015. Amores ridículos

“De pronto, la relación entre ella y la historia en la que ahora ambos desempeñábamos un triste papel me parecía vaga, difusa, casual. De pronto comprendí que no fue más que una ilusión haber pensado que cabalgamos nosotros mismos en nuestras propias historias y que dirigimos su marcha; que en realidad es posible que no sean, en absoluto, nuestras historias, que es más probable que nos sean adjudicadas desde fuera; que no nos caracterizan; que no podemos responder de su extrañísima trayectoria; que nos raptan, dirigidas desde otra parte por fuerzas extrañas.” El libro de los amores ridículos. Milan Kundera.

Me preguntan hoy y les confieso que no entiendo la trayectoria de mis historias amorosas. Algunas con finales trágicos, otras con finales infelices, y muchas inconclusas.

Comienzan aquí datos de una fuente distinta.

// ... 38 lines not shown
        const uint32_t ct = kWeighted ? (uint32_t)__builtin_amdgcn_readlane((int)wc, t) : 1u;
        const bool eq = kt == key;
        m.cnt += eq ? ct : 0u;
        m.sum += eq ? st : 0u;
        eq_before += (eq && t < lane) ? 1u : 0u;
        m.gw += ((kt >> 12) == (key >> 12)) ? ct : 0u;
        if (kWeighted) {
            m.total += ct;
            m.wself += (uint32_t)(kt >> 12) == r ? ct : 0u;
        }
    }
    if (!kWeighted) {
        m.total = (uint32_t)__popcll(hasmask);
        m.wself = (uint32_t)__popcll(__ballot(has && (uint32_t)(key >> 12) == r));
    }
    m.leader = has && eq_before == 0;
    m.lmask = __ballot(m.leader);
    bool lo_first = true;
    for (uint64_t mm = m.lmask; mm; mm &= mm - 1) {
        const int t = __builtin_ctzll(mm);
        const uint64_t kt = readlane64(key, t);
        const bool same_lo = (kt >> 12) == (key >> 12);
        m.gparts += same_lo ? 1u : 0u;
        if (kt < key) {
            ++m.rank;
            if (same_lo) lo_first = false;
        }
    }
    m.gleader = m.leader && lo_first;
    return m;
}
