__device__ __forceinline__ void stage_small(const vae_conv_geom& g, const float* __restrict__ S, int Cs_small, int K, int m0,
                                            int mrows, f32x4* __restrict__ sI) {
  const int hw = g.Ho * g.Wo;
  const size_t sbytes = (size_t)g.B * g.Hs * g.Ws * Cs_small * 4u;
  const auto rsS = VAE_BUF_RSRC(S, sbytes < BUF_MAX ? sbytes : BUF_MAX);
  for (int e = threadIdx.x; e < TP * g.taps; e += NT) {
    const int row = e / g.taps, tap = e - row * g.taps;
    const int m = m0 + row;
    const int b = m / hw, rem = m - b * hw;
    const int y = rem / g.Wo, x = rem - y * g.Wo;
    const int kh = (g.taps == 9) ? tap / 3 : 0, kw = (g.taps == 9) ? tap - kh * 3 : 0;
    int sy = 0, sx = 0;
    const bool ok = (m < mrows) && src_pixel(g, y, x, kh, kw, sy, sx);
    const unsigned base = ok ? (unsigned)(((b * g.Hs + sy) * g.Ws + sx) * Cs_small) * 4u : BUF_OOB;
    f32x4 v = {0.f, 0.f, 0.f, 0.f};
#pragma unroll
    for (int s = 0; s < 4; ++s)
      if (s < K) v[s] = __builtin_bit_cast(float, __builtin_amdgcn_raw_buffer_load_b32(rsS, ok ? base + 4u * s : BUF_OOB, 0, 0));
    sI[e] = v;
  }
}

__global__ __launch_bounds__(NT) void conv_smallk_kernel(vae_igemm_args p) {
  __shared__ f32x4 sI[TP * TAPS_MAX];
  const vae_conv_geom g = p.g;
  const int tid = threadIdx.x, lane = tid & 127, half = tid >> 7;
  const int m0 = blockIdx.x * TP;
  const int n = blockIdx.y * 128 + lane;
  const bool nok = n < p.N;
  stage_small(g, p.A, g.Cs, p.K, m0, p.M, sI);

  float w[TAPS_MAX][4];
#pragma unroll
  for (int t = 0; t < TAPS_MAX; ++t)
#pragma unroll
    for (int s = 0; s < 4; ++s)
      w[t][s] = (nok && t < g.taps && s < p.K) ? p.W[(int64_t)n * p.sn + (int64_t)t * p.st + (int64_t)s * p.sk] : 0.f;
  const float bv = (p.bias && nok) ? p.bias[n] : 0.f;
  const bool cbf = p.out_bf16 != 0;
  const size_t obytes = (size_t)p.M * p.ldc * (cbf ? 2u : 4u);
  const auto rsC = VAE_BUF_RSRC(p.C, obytes);
  __syncthreads();

  float tsum = 0.f;
#pragma unroll 4
  for (int i = 0; i < TP / 2; ++i) {
    const int row = half + 2 * i;
    float acc = bv;
#pragma unroll
    for (int t = 0; t < TAPS_MAX; ++t) {
      if (t < g.taps) {
        const f32x4 v = sI[row * g.taps + t];
#pragma unroll
        for (int s = 0; s < 4; ++s) acc += v[s] * w[t][s];
      }
    }
    const int m = m0 + row;
    const bool ok = nok && m < p.M;
    buf_store1_elem(rsC, cbf, ok ? m * p.ldc + n : -1, acc);
    const float stored = cbf ? (float)(__bf16)acc : acc;
    tsum += ok ? fabsf(stored) : 0.f;
  }
  if (p.track) {
    __syncthreads();
    float* red = reinterpret_cast<float*>(sI);
    red[tid] = tsum;
    __syncthreads();
    if (half == 0 && nok) p.track[(int64_t)blockIdx.x * p.N + n] = red[lane] + red[128 + lane];
  }
}

template <bool SMALL_X, int XF>
__global__ __launch_bounds__(NT) void wgrad_smallk_kernel(vae_wgrad_args p, vae_conv_geom gs, int ntiles) {
  __shared__ f32x4 sI[TP * TAPS_MAX + 32];
  const int tid = threadIdx.x, lane = tid & 127, half = tid >> 7;
  const int split = blockIdx.x;
  const int ch = blockIdx.y * 128 + lane;
  const int wide = SMALL_X ? p.M : p.N, narrow = SMALL_X ? p.N : p.M;
  const bool chok = ch < wide;
  const float* __restrict__ V = SMALL_X ? p.dY : p.X;
  const float* __restrict__ S = SMALL_X ? p.X : p.dY;
  const int ldv = SMALL_X ? p.ldy : p.g.Cs, lds_ = SMALL_X ? p.g.Cs : p.ldy;
  const int npixv = gs.B * gs.Ho * gs.Wo;
  const int hwv = gs.Ho * gs.Wo;
  const bool vbf = (SMALL_X ? p.y_bf16 : p.x_bf16) != 0;
  const size_t vbytes = (size_t)npixv * ldv * (vbf ? 2u : 4u);
  const auto rsV = VAE_BUF_RSRC(V, vbytes < BUF_MAX ? vbytes : BUF_MAX);

  float acc[TAPS_MAX][4];
#pragma unroll
  for (int t = 0; t < TAPS_MAX; ++t)
#pragma unroll
    for (int s = 0; s < 4; ++s) acc[t][s] = 0.f;
  float vsum = 0.f;
  f32x4 ssum = {0.f, 0.f, 0.f, 0.f};
  int xb = -1;
  float xsc = 1.f, xsh = 0.f;

  const int per = (ntiles + p.nsplit - 1) / p.nsplit;
  const int tbeg = split * per, tend = min(ntiles, tbeg + per);
  for (int tile = tbeg; tile < tend; ++tile) {
    const int m0 = tile * TP;
    __syncthreads();
    stage_small(gs, S, lds_, narrow, m0, npixv, sI);
    __syncthreads();
#pragma unroll 4
    for (int i = 0; i < TP / 2; ++i) {
      const int row = half + 2 * i;
      const int m = m0 + row;
      const bool ok = chok && m < npixv;
      float v = buf_load1_elem(rsV, vbf, ok ? m * ldv + ch : -1);
      if (XF != VAE_XF_NONE) {
        const int b = min(m, npixv - 1) / hwv;
        if (b != xb) {
          xb = b;
          xsc = chok ? p.scale[(int64_t)b * p.g.Cs + ch] : 0.f;
          xsh = chok ? p.shift[(int64_t)b * p.g.Cs + ch] : 0.f;
        }
        float u = v * xsc + xsh;
        if (XF == VAE_XF_AFFINE_SILU) u = silu_f(u);
        v = ok ? u : 0.f;
      }
      if (SMALL_X) vsum += v;
#pragma unroll
      for (int t = 0; t < TAPS_MAX; ++t) {
        if (t < gs.taps) {
          const f32x4 sv = sI[row * gs.taps + t];
#pragma unroll
          for (int s = 0; s < 4; ++s) acc[t][s] += v * sv[s];
          if (!SMALL_X && t == gs.taps / 2) ssum += sv;
        }
      }
    }
  }

  __syncthreads();
  float* red = reinterpret_cast<float*>(sI);
  if (half == 1) {
#pragma unroll
    for (int t = 0; t < TAPS_MAX; ++t)
#pragma unroll
      for (int s = 0; s < 4; ++s) red[lane * 36 + t * 4 + s] = acc[t][s];
    if (SMALL_X) red[128 * 36 + lane] = vsum;
    else if (lane == 0) {
#pragma unroll
      for (int s = 0; s < 4; ++s) red[128 * 36 + s] = ssum[s];
    }
  }
  __syncthreads();
  if (half == 0) {
    const int64_t ld = (int64_t)gs.taps * p.N;
    float* __restrict__ O = (p.nsplit == 1 ? p.out : p.partial + (int64_t)split * p.M * ld);
    if (chok) {
#pragma unroll
      for (int t = 0; t < TAPS_MAX; ++t)
#pragma unroll
        for (int s = 0; s < 4; ++s)
          if (t < gs.taps && s < narrow) {
            const float r = acc[t][s] + red[lane * 36 + t * 4 + s];
            if (SMALL_X) O[(int64_t)ch * ld + (int64_t)t * p.N + s] = p.alpha * r;
            else O[(int64_t)s * ld + (int64_t)t * p.N + ch] = p.alpha * r;
          }
    }
    if (p.bias_partial) {
      if (SMALL_X) {
        if (chok) p.bias_partial[(int64_t)split * p.M + ch] = vsum + red[128 * 36 + lane];
      } else if (blockIdx.y == 0 && lane < p.M) {
        p.bias_partial[(int64_t)split * p.M + lane] = ssum[lane] + red[128 * 36 + lane];
      }
    }
  }
}

}

bool conv_smallk_eligible(const vae_igemm_args& a) {
  const vae_conv_geom& g = a.g;
  return a.K <= 4 && a.batch == 1 && a.xf == VAE_XF_NONE && a.res == nullptr && a.alpha == 1.0f && g.taps <= TAPS_MAX &&
         g.mode != VAE_MODE_DGRAD_S2 && (size_t)a.M * a.ldc * 4u < BUF_MAX && (size_t)g.B * g.Hs * g.Ws * g.Cs * 4u < BUF_MAX;
}
int launch_conv_smallk(const vae_igemm_args& a, hipStream_t st) {
  dim3 grid((unsigned)((a.M + TP - 1) / TP), (unsigned)((a.N + 127) / 128));
  hipLaunchKernelGGL(conv_smallk_kernel, grid, dim3(NT), 0, st, a);
  return 0;
}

Cuando inevitablemente tengo que hacer un breve reporte de mi situación sentimental actual, yo digo: Y ahí, sabés luego… siempre jodiendo. (Nótese la necesidad de restarle importancia al asunto a través del gerundio de joder)

O de repente un: Y no estoy saliendo con nadie ahora, pero siempre hay alguna cosa rondando. (Nótese como me refiero hacia los potenciales sujetos amorosos: alguna cosa)

Ni que fuera un planeta y me gravitaran satélites alrededor. La verdad, pura y dura, es que estoy por cumplir 30 y cero gravitación gente. Pero es el tipo de respuestas que uno no dice, para no incomodar al interlocutor o por no dar lástima de uno, qué sé yo.

Los 20s fueron de amores intensos pero ridículos, ridículos mal. Muy pretenciosos pero que terminaron en nada. Algunos con bloqueo en Facebook, otros enviados al Triángulo de las Bermudas de las historias de amor, otros se convirtieron en amistad fraternal.

Lo que puedo rescatar es que cada persona me enseñó alguna cosa, de todos me llevo algo desde el que me hacía burbujitas de saliva y me enseñaba de matemáticas, el que me cuestionaba todo el tiempo mi catolicismo adolescente y puso en crisis mi manera de encarar el creer en algo, el que me enseñó a leer libros que pensé que no me gustarían y ver la historia de otra manera, el que me discutía a muerte y me decía que era demasiado terca, el que compartía postres conmigo, puedo entrar en muchos detalles así que mejor cortarla acá.

Gracias a todos esos amores ridículos soy un poco lo que soy ahora, cada historia que aparentemente no significó nada y que a veces me cuestioné, me llevo paso a paso hasta este lugar. Yo soy la que se dice a sí misma, no decretes al universo que te mande un chongo… decretá que vas a ser feliz Raquel, como sea. Porque ser feliz y hacer lo que te hace feliz te conecta con las personas adecuadas.

Todas las películas que ando viendo sobre el tema plantean la crisis de los 30s desde personas que se quedan solas justo antes de cumplir 30 y lloran, mal, todo mal. (Y me digo, mirá Raquel, por lo menos vos estás encarando este proceso sola desde hace rato, no es que súbditamente días antes de los 30 descubriste una guampeada, vé el lado lindo de las cosas) Hasta el momento solamente una reivindica la felicidad de estar vivo, con la edad que tengas, con quien te acompañe… como seas!

Bueno, y así… déjense amar loco, y amen más!